Stop caricaturing themselves. The right has made it very clear that there is no more room for a moderate or a "regular" black republican. Guys like JC Watts and Michael Steele have essentially been run out of the party and replaced with far right black republicans who seem bent on using their blackness to say things a white person wouldn't be able to get away with. Allen West, Alan Keyes, Hermain Cain, and others are in a constant battle of escalation: who can go the farthest to denigrate Barack Obama, or the black community, or both. Even Ben Carson, who on the surface seems like he would be a more traditional black republican, has decided to follow this path.
Liberalism and conservatism are largely based on one's economic views, and what role the government should play. It has nothing to do with race, and therefore there is nothing "wrong" with a black person being a republican. I think republicans could have an opportunity to win over some black people if they weren't so invested in denigrating black people, and trotting out black republicans to denigrate black people even further.
Ultimately, minorities in the US have always voted in their best economic interest. When Irish people first came to the US they were treated like shyt, especially by republican party bosses on the east coast. Eventually they gravitated towards the democrat party because they actively pursued their support, and decades later JFK came around and solidified them as democrats.
Likewise when Lincoln freed the slaves, black people began voting universally republican. But that slowly started to change after the Great Mississippi Flood of 1927: soon to be (republican) president Herbert Hoover was in charge of cleaning up the flood, and made many promises to the black community most impacted. He was elected a year later with large black support, but over the course of his presidency he didn't follow through on his promises. The black vote began moving to the left in 1932 with FDR, and was fully secured in 1964 with the passage of the Civil Rights Act.
Ultimately the republican party has made a very blatant gamble on the white vote. They seem to believe that this "us vs them/makes vs takers" stuff is going to propel them back into the White House. The problem is that the white vote is shrinking every 4 years. Meanwhile about 10k Hispanics turn 18 every day in this country. Obama crushed Romney last year and gave a preview of what electoral college politics will look like in the future unless republicans change.

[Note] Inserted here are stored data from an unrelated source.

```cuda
int MelPlan::launch(const MelUnit *d_u, const MelUnit *h_u, int count, bool inline_unit, const float *d_audio_base,
                    float *d_out_base, int mode, int layout, cudaStream_t stream) {
    const int total_tiles = count > 0 ? h_u[count - 1].tile_begin + tiles_of(h_u[count - 1].frame_count) : 0;
    if (total_tiles <= 0) return FA_OK;
    MelLaunch P{};
    P.audio = d_audio_base;
    P.out = d_out_base;
    P.units = d_u;
    P.num_units = count;
    P.inline_unit = (inline_unit && count == 1) ? 1 : 0;
    if (P.inline_unit) P.unit0 = h_u[0];
    P.total_tiles = total_tiles;
    P.hop = cfg.hop_length;
    P.pad = mode == FA_MEL_PAD_CENTER ? cfg.n_fft / 2 : 0;
    P.preemph = mode == FA_MEL_LEGACY_COMPUTE ? 0.0f : cfg.preemph;
    P.n_mels = cfg.n_mels;
    P.log_floor = cfg.log_floor;
    P.log_clamped = cfg.log_floor_mode;
    P.ot_stride = (cfg.n_mels & 3) == 0 ? cfg.n_mels + 4 : cfg.n_mels + 1;
    P.out_vec4 = (cfg.n_mels & 3) == 0 && (reinterpret_cast<uintptr_t>(d_out_base) & 15) == 0;
    for (int i = 0; i < count && P.out_vec4; ++i) P.out_vec4 = (h_u[i].out_off & 3) == 0;
    P.log_normal = cfg.log_floor >= 1e-37f ? 1 : 0;
    P.layout = layout;
    const int pl = placement_of(mode);
    P.lane_tab = d_lane_tab[pl][precision == FA_MEL_PRECISION_F32 ? 1 : 0].data();
    P.win_tab = d_win_tab_mode[pl].data();
    P.in_tab = d_in_tab_mode[pl].data();
    P.fb_w = d_fb_w.data();
    P.fb_slots = d_fb_slots.data();
    P.n_slots = n_slots;
    P.fb_lo = d_fb_lo.data();
    P.fb_hi = d_fb_hi.data();
    P.fb_off = d_fb_off.data();
    P.fb_nnz = fb_nnz;
    P.fb_cap = fb_cap;
    P.pt_len = pt_len;
    P.pt_cap = pt_cap;
    P.raw_cap = raw_cap;
    P.use_tma = (reinterpret_cast<uintptr_t>(d_audio_base) & 15) == 0;
    for (int i = 0; i < count && P.use_tma; ++i) P.use_tma = (h_u[i].audio_off & 3) == 0;
    {
        const int off_w = window_offset(cfg, pl);
        P.mid_full = (off_w <= 64 && off_w + cfg.win_length >= 448) ? 1 : 0;
    }
    P.inv_n_mels = (unsigned)((0x100000000ull + (unsigned)cfg.n_mels - 1) / (unsigned)cfg.n_mels);
    if (generic) {
        GenericParams G{cfg.n_fft, generic_log2n, cfg.n_fft / 2 + 1, generic_prow,
                        static_cast<const cpxd *>(d_generic_tw.data()), generic_warps, cfg.spectrum_power, cfg.log_mean,
                        cfg.log_std};
        const int ggrid = std::min(total_tiles, num_sms * std::max(1, 16 / generic_warps));
        const GenericKernel kernel = generic_variant(mode == FA_MEL_PAD_CENTER && cfg.reflect(),
                                                     spectrum_kind(cfg.spectrum_power), cfg.affine());
        FA_CUDA_TRY(fa::launch(kernel, ggrid, generic_warps * 32, smem_bytes, stream, P, G));
        return FA_OK;
    }
    const int grid = std::min(total_tiles, num_sms * kCtasPerSm);
    const dim3 blk(kWarpsPerCta * 32);
    FA_CUDA_TRY(fa::launch(mel512_variant(precision, layout), grid, blk, smem_bytes, stream, P));
    return FA_OK;
}

static bool shape_of(const MelPlan &p, long long n, int mode, long long expected, long long &T, long long &Tp) {
    T = p.frame_count(n, mode, mode == FA_MEL_PAD_CENTER || mode == FA_MEL_PAD_PREPADDED ? expected : -1);
    if (T <= 0 || n <= 0) return false;
    Tp = mode == FA_MEL_LEGACY_COMPUTE ? T : ceil_to(T, p.cfg.pad_to);
    return true;
}

int clip_shape(const MelPlan &p, long long n, int mode, long long expected, long long out_len, long long &T,
               long long &Tp, long long *mel_length, long long *num_frames) {
    if (!shape_of(p, n, mode, expected, T, Tp)) {
        T = 0;
        Tp = mode == FA_MEL_LEGACY_COMPUTE ? 0 : 1;
    }
    if (mel_length) *mel_length = T;
    if (num_frames) *num_frames = Tp;
    if (out_len < Tp * p.cfg.n_mels) {
        fa::set_error("mel output needs %lld floats, buffer has %lld", Tp * p.cfg.n_mels, out_len);
        return FA_OUTPUT_TOO_SMALL;
    }
    return FA_OK;
}

int MelPlan::compute_device(const float *d_in, long long n, float last, int mode, long long expected, int layout,
                            float *d_out_buf, long long out_len, long long *mel_length, long long *num_frames,
                            cudaStream_t stream) {
    long long T, Tp;
    int st = clip_shape(*this, n, mode, expected, out_len, T, Tp, mel_length, num_frames);
    if (st != FA_OK) return st;
    if (T == 0) {
        if (Tp) FA_CUDA_TRY(cudaMemsetAsync(d_out_buf, 0, cfg.n_mels * sizeof(float), stream));
        return FA_OK;
    }
    st = units.reserve(unit_bytes(1));
    if (st != FA_OK) return st;
    if (Tp > T) FA_CUDA_TRY(cudaMemsetAsync(d_out_buf, 0, Tp * cfg.n_mels * sizeof(float), stream));
    units.host.data()[0] = MelUnit{0, n, 0, Tp, 0, T, last, 0};
    st = units.upload(sizeof(MelUnit), stream);
    if (st != FA_OK) return st;
    return launch(units.device.data(), units.host.data(), 1, false, d_in, d_out_buf, mode, layout, stream);
}

int MelPlan::launch_clip(const float *d_in, long long n, long long T, int layout, float *d_out_buf, cudaStream_t stream) {
    if (T <= 0) return FA_OK;
    int st = units.reserve(unit_bytes(1));
    if (st != FA_OK) return st;
    units.host.data()[0] = MelUnit{0, n, 0, T, 0, T, 0.0f, 0};
    st = units.upload(sizeof(MelUnit), stream);
    if (st != FA_OK) return st;
    return launch(units.device.data(), units.host.data(), 1, false, d_in, d_out_buf, FA_MEL_PAD_CENTER, layout, stream);
}

int MelPlan::compute_batch_device(const float *d_in, const long long *offsets, int count, const float *last, int mode,
                                  int layout, float *d_out_buf, const long long *out_offsets, long long *mel_lengths,
                                  long long *num_frames, cudaStream_t stream) {
    int st = units.reserve(unit_bytes(count));
    if (st != FA_OK) return st;
    MelUnit *h_units = units.host.data();
    int used = 0;
    for (int i = 0; i < count; ++i) {
        const long long n = offsets[i + 1] - offsets[i];
        long long T, Tp;
        clip_shape(*this, n, mode, -1, kUnchecked, T, Tp, mel_lengths ? mel_lengths + i : nullptr,
                   num_frames ? num_frames + i : nullptr);
        if (T == 0) {
            if (Tp) FA_CUDA_TRY(cudaMemsetAsync(d_out_buf + out_offsets[i], 0, cfg.n_mels * sizeof(float), stream));
            continue;
        }
        if (Tp > T) FA_CUDA_TRY(cudaMemsetAsync(d_out_buf + out_offsets[i], 0, Tp * cfg.n_mels * sizeof(float), stream));
        h_units[used++] = MelUnit{offsets[i], n, out_offsets[i], Tp, 0, T, last ? last[i] : 0.0f, 0};
    }
    if (!used) return FA_OK;
    number_tiles(h_units, used);
    st = units.upload(used * sizeof(MelUnit), stream);
    if (st != FA_OK) return st;
    return launch(units.device.data(), h_units, used, false, d_in, d_out_buf, mode, layout, stream);
}

}
}
```

Baseline: 3100.

## Specialize log flags, skip dead mel slots early, pass single unit inline

The mel dot-product stage is turned into a lambda that is instantiated for each combination of the clamped and normal log flags, so log_value sees compile-time constants. The dead-slot check now runs before the dot product instead of after it. Preemphasis gets a separate copy-only loop for a zero coefficient, and the filterbank dot loop uses pointer increments. Single-clip launches pass the unit inline (the `true` flag) rather than reserving and uploading a device buffer, which removes an H2D copy per call. The cost is four template instantiations and more code size.

Measured after the change: 3187, median of 6. 1.03x the previous value.

```diff
diff --git a/fluidaudio_b200/csrc/mel_core.cuh b/fluidaudio_b200/csrc/mel_core.cuh
--- a/fluidaudio_b200/csrc/mel_core.cuh
+++ b/fluidaudio_b200/csrc/mel_core.cuh
@@ -425,8 +425,8 @@
 __device__ __forceinline__ float2 mel_dot_pairs(const float4 *p4, const float4 *w4, int nq) {
     float2 acc = make_float2(0.0f, 0.0f);
 #pragma unroll 1
-    for (int b = 0; b < nq; ++b) {
-        const float4 x01 = p4[2 * b], x23 = p4[2 * b + 1], c = w4[b];
+    for (const float4 *const end = w4 + nq; w4 != end; ++w4, p4 += 2) {
+        const float4 x01 = p4[0], x23 = p4[1], c = *w4;
         acc = ffma2_rn(make_float2(x01.x, x01.y), make_float2(c.x, c.x), acc);
         acc = ffma2_rn(make_float2(x01.z, x01.w), make_float2(c.y, c.y), acc);
         acc = ffma2_rn(make_float2(x23.x, x23.y), make_float2(c.z, c.z), acc);
diff --git a/fluidaudio_b200/csrc/mel_kernels.cu b/fluidaudio_b200/csrc/mel_kernels.cu
--- a/fluidaudio_b200/csrc/mel_kernels.cu
+++ b/fluidaudio_b200/csrc/mel_kernels.cu
@@ -96,6 +96,8 @@
     ti.last = u.last;
 }
 
+template <int v> using Flag = std::integral_constant<int, v>;
+
 template <int kWarps, typename V, int kLayout>
 __global__ void __launch_bounds__(kWarps * 32, 2) mel512_kernel(const MelLaunch P) {
     constexpr int kF = vtraits<V>::kFrames;
@@ -149,17 +151,19 @@
             if (((g.a0 - g.base) & 3) == 0 && (P.pt_len & 3) == 0) {
                 const float4 *s4 = reinterpret_cast<const float4 *>(src);
                 float4 *d4 = reinterpret_cast<float4 *>(ptile);
-                for (int q = tid; q < (P.pt_len >> 2); q += kWarps * 32) {
-                    const float4 x = s4[q];
-                    float4 y = x;
-                    const float prev = src[4 * q - 1];
-                    if (a != 0.0f) {
+                if (a == 0.0f) {
+                    for (int q = tid; q < (P.pt_len >> 2); q += kWarps * 32) d4[q] = s4[q];
+                } else {
+                    for (int q = tid; q < (P.pt_len >> 2); q += kWarps * 32) {
+                        const float4 x = s4[q];
+                        const float prev = src[4 * q - 1];
+                        float4 y;
                         y.x = preemph_rest(x.x, prev, a);
                         y.y = preemph_rest(x.y, x.x, a);
                         y.z = preemph_rest(x.z, x.y, a);
                         y.w = preemph_rest(x.w, x.z, a);
+                        d4[q] = y;
                     }
-                    d4[q] = y;
                 }
             } else if (a == 0.0f) {
                 for (int t = tid; t < P.pt_len; t += kWarps * 32) ptile[t] = src[t];
@@ -203,6 +207,31 @@
         }
     };
 
+    auto mel_stage = [&](const TileInfo &u, int nf, auto clamped, auto normal_floor) {
+        constexpr int kPairs = kTileFrames / 2, kGroup = 32 / kPairs;
+        const int pl = lane % kPairs, mg = lane / kPairs;
+        const float *prow = power + pl * kPairStride;
+        float *orow = otile + (2 * pl) * ot_stride;
+        float *gout = kLayout == 1 ? P.out + u.out_off + u.g.f0 + 2 * pl : nullptr;
+        for (int slot = warp * kGroup + mg; slot < P.n_slots; slot += kWarps * kGroup) {
+            const int4 md = fbmeta[slot];
+            const int m = md.w;
+            if (m < 0) continue;
+            const float2 a2 = mel_dot_pairs(reinterpret_cast<const float4 *>(prow + 2 * md.x),
+                                            reinterpret_cast<const float4 *>(fbw + md.z), md.y);
+            const float v0 = log_value(a2.x, P.log_floor, clamped.value, normal_floor.value),
+                        v1 = log_value(a2.y, P.log_floor, clamped.value, normal_floor.value);
+            if (kLayout == 0) {
+                orow[m] = v0;
+                orow[ot_stride + m] = v1;
+            } else {
+                float *g = gout + (long long)m * u.out_stride;
+                if (2 * pl < nf) g[0] = v0;
+                if (2 * pl + 1 < nf) g[1] = v1;
+            }
+        }
+    };
+
     const int first = blockIdx.x, stride = gridDim.x;
     if (first >= P.total_tiles) return;
     if (tid == 0) {
@@ -241,29 +270,10 @@
             fence_proxy_async();
             issue(next + stride, it & 1, tinfo[slot2]);
         }
-        {
-            constexpr int kPairs = kTileFrames / 2, kGroup = 32 / kPairs;
-            const int pl = lane % kPairs, mg = lane / kPairs;
-            const float *prow = power + pl * kPairStride;
-            float *orow = otile + (2 * pl) * ot_stride;
-            float *gout = kLayout == 1 ? P.out + u.out_off + u.g.f0 + 2 * pl : nullptr;
-            for (int slot = warp * kGroup + mg; slot < P.n_slots; slot += kWarps * kGroup) {
-                const int4 md = fbmeta[slot];
-                const float2 a2 = mel_dot_pairs(reinterpret_cast<const float4 *>(prow + 2 * md.x),
-                                                reinterpret_cast<const float4 *>(fbw + md.z), md.y);
-                const float v0 = log_value(a2.x, P.log_floor, P.log_clamped, P.log_normal),
-                            v1 = log_value(a2.y, P.log_floor, P.log_clamped, P.log_normal);
-                const int m = md.w;
-                if (m < 0) continue;
-                if (kLayout == 0) {
-                    orow[m] = v0;
-                    orow[ot_stride + m] = v1;
-                } else {
-                    float *g = gout + (long long)m * u.out_stride;
-                    if (2 * pl < nf) g[0] = v0;
-                    if (2 * pl + 1 < nf) g[1] = v1;
-                }
-            }
+        if (P.log_clamped) {
+            if (P.log_normal) mel_stage(u, nf, Flag<1>{}, Flag<1>{}); else mel_stage(u, nf, Flag<1>{}, Flag<0>{});
+        } else {
+            if (P.log_normal) mel_stage(u, nf, Flag<0>{}, Flag<1>{}); else mel_stage(u, nf, Flag<0>{}, Flag<0>{});
         }
         if (kLayout == 0) {
             pending_dst = P.out + u.out_off + u.g.f0 * P.n_mels;
@@ -635,23 +645,15 @@
         if (Tp) FA_CUDA_TRY(cudaMemsetAsync(d_out_buf, 0, cfg.n_mels * sizeof(float), stream));
         return FA_OK;
     }
-    st = units.reserve(unit_bytes(1));
-    if (st != FA_OK) return st;
     if (Tp > T) FA_CUDA_TRY(cudaMemsetAsync(d_out_buf, 0, Tp * cfg.n_mels * sizeof(float), stream));
-    units.host.data()[0] = MelUnit{0, n, 0, Tp, 0, T, last, 0};
-    st = units.upload(sizeof(MelUnit), stream);
-    if (st != FA_OK) return st;
-    return launch(units.device.data(), units.host.data(), 1, false, d_in, d_out_buf, mode, layout, stream);
+    const MelUnit u{0, n, 0, Tp, 0, T, last, 0};
+    return launch(nullptr, &u, 1, true, d_in, d_out_buf, mode, layout, stream);
 }
 
 int MelPlan::launch_clip(const float *d_in, long long n, long long T, int layout, float *d_out_buf, cudaStream_t stream) {
     if (T <= 0) return FA_OK;
-    int st = units.reserve(unit_bytes(1));
-    if (st != FA_OK) return st;
-    units.host.data()[0] = MelUnit{0, n, 0, T, 0, T, 0.0f, 0};
-    st = units.upload(sizeof(MelUnit), stream);
-    if (st != FA_OK) return st;
-    return launch(units.device.data(), units.host.data(), 1, false, d_in, d_out_buf, FA_MEL_PAD_CENTER, layout, stream);
+    const MelUnit u{0, n, 0, T, 0, T, 0.0f, 0};
+    return launch(nullptr, &u, 1, true, d_in, d_out_buf, FA_MEL_PAD_CENTER, layout, stream);
 }
 
 int MelPlan::compute_batch_device(const float *d_in, const long long *offsets, int count, const float *last, int mode,
```
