__device__ __forceinline__ void store_split(uint16_t* __restrict__ img, int img_elems, int off, float4 v) {
  uint32_t a1, a2, a3, b1, b2, b3, c1, c2, c3, d1, d2, d3;
  split3(v.x, a1, a2, a3);
  split3(v.y, b1, b2, b3);
  split3(v.z, c1, c2, c3);
  split3(v.w, d1, d2, d3);
  *reinterpret_cast<uint2*>(img + off) = make_uint2(pack_hi(a1, b1), pack_hi(c1, d1));
  *reinterpret_cast<uint2*>(img + img_elems + off) = make_uint2(pack_hi(a2, b2), pack_hi(c2, d2));
  *reinterpret_cast<uint2*>(img + 2 * img_elems + off) = make_uint2(pack_hi(a3, b3), pack_hi(c3, d3));
}
__device__ __forceinline__ int swz(int row, int k) {
  const int g = (0x78 >> (((row >> 2) & 3) << 1)) & 3;
  return row * SBK + ((((k >> 3) ^ g) & 3) << 3) + (k & 7);
}

// ... 144 lines not shown
    for (int i = 0; i < SRT; ++i) {
      __syncthreads();
      QAGNN_NN_SLAB_FILL(acc[i], (lane >> 4) * 4)
      __syncthreads();
      if constexpr (STATS) {
        const float* const S0 = reinterpret_cast<const float*>(smem_raw);
        QAGNN_NN_SLAB_STATS(S0, i == 0, a.M - (m0 + (w * SRT + i) * 16), a.No)
      }
      QAGNN_NN_SLAB_STORE(m0 + (w * SRT + i) * 16, a.M, a.No)
    }
    if constexpr (STATS) QAGNN_NN_STATS_PUT(false, 1, a.M, a.No)
  }
}

int launch_nn_split(const NnRoute& r, const qagnn_gemm_nn_args& a, const float* B1n, int ldn1, const float* B2n, int ldn2, hipStream_t stream) {
  qagnn_gemm_nn_args b = a;
  b.xcd_remap = 1;
  return dispatch_int<13, 8, 7, 4, 2>(r.nt, [&](auto nt) {
    constexpr int NT = nt.value;
    if constexpr (NT != 8) {
      if (r.stats) {
        k_gemm_nn_split<NT, false, false, true><<<r.grid, STHR, 0, stream>>>(b, B1n, ldn1, B2n, ldn2, r.ntiles);
        QAGNN_LAUNCH_CHECK("k_gemm_nn_split<stats>");
        return QAGNN_OK;
      }
    }
    return dispatch_bool(r.flat, [&](auto flat) {
      return dispatch_bool(r.affine, [&](auto aff) {
        k_gemm_nn_split<NT, aff.value, flat.value><<<r.grid, STHR, 0, stream>>>(b, B1n, ldn1, B2n, ldn2, r.ntiles);
        QAGNN_LAUNCH_CHECK("k_gemm_nn_split");
        return QAGNN_OK;
      });
    });
  });
}


constexpr int TKR = 32, TCP = 40, TTHR = 256;

template <int NP>
__device__ __forceinline__ void store_col8(uint16_t* __restrict__ dst, int img_elems, const float (&x)[8], float s) {
  if constexpr (NP == 2) {
    uint32_t ph[4], pl[4];
#pragma unroll
    for (int e = 0; e < 8; e += 2) split2(x[e], x[e + 1], s, ph[e >> 1], pl[e >> 1]);
    *reinterpret_cast<uint4*>(dst) = make_uint4(ph[0], ph[1], ph[2], ph[3]);
    *reinterpret_cast<uint4*>(dst + img_elems) = make_uint4(pl[0], pl[1], pl[2], pl[3]);
    return;
  }
  if constexpr (NP == 1) {
    uint32_t ph[4];
#pragma unroll
    for (int e = 0; e < 8; e += 2) split1(x[e], x[e + 1], s, ph[e >> 1]);
    *reinterpret_cast<uint4*>(dst) = make_uint4(ph[0], ph[1], ph[2], ph[3]);
    return;
  }
  uint32_t h1[8], h2[8], h3[8];
#pragma unroll
  for (int i = 0; i < 8; ++i) split3(x[i], h1[i], h2[i], h3[i]);
  *reinterpret_cast<uint4*>(dst) = make_uint4(pack_hi(h1[0], h1[1]), pack_hi(h1[2], h1[3]), pack_hi(h1[4], h1[5]), pack_hi(h1[6], h1[7]));
  *reinterpret_cast<uint4*>(dst + img_elems) = make_uint4(pack_hi(h2[0], h2[1]), pack_hi(h2[2], h2[3]), pack_hi(h2[4], h2[5]), pack_hi(h2[6], h2[7]));
  *reinterpret_cast<uint4*>(dst + 2 * img_elems) = make_uint4(pack_hi(h3[0], h3[1]), pack_hi(h3[2], h3[3]), pack_hi(h3[4], h3[5]), pack_hi(h3[6], h3[7]));
}

template <bool AFF, int NP>
__device__ __forceinline__ void store_task(uint16_t* __restrict__ img, int img_elems, int off, const float4 (&r)[8], float s,
                                           float4 sc = make_float4(1.f, 1.f, 1.f, 1.f), float4 sh = make_float4(0.f, 0.f, 0.f, 0.f)) {
#pragma unroll
  for (int j = 0; j < 4; ++j) {
    float x[8];
#pragma unroll
    for (int i = 0; i < 8; ++i) {
      float v = j == 0 ? r[i].x : j == 1 ? r[i].y : j == 2 ? r[i].z : r[i].w;
      if (AFF) {
        const float s_ = j == 0 ? sc.x : j == 1 ? sc.y : j == 2 ? sc.z : sc.w, h = j == 0 ? sh.x : j == 1 ? sh.y : j == 2 ? sh.z : sh.w;
        v = floor_nan(fmaf(v, s_, h), 0.f);
      }
      x[i] = v;
    }
    store_col8<NP>(img + off + j * TCP, img_elems, x, s);
  }
}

They cannot win the presidency unless they start winning over Hispanics, and blacks. They don't need to win the black vote, they just need 10-15% in certain areas of the country (Ohio).
Remember this?
Rove's argument was that there were still white counties that hadn't been counted, and they would win the state for Romney. The problem was that the remaining uncounted black vote in the Cleveland area was so large that it didn't matter.
Now you know why republicans are fighting their hardest to restrict voting rights. And why they're trotting out black republicans to defend this shyt.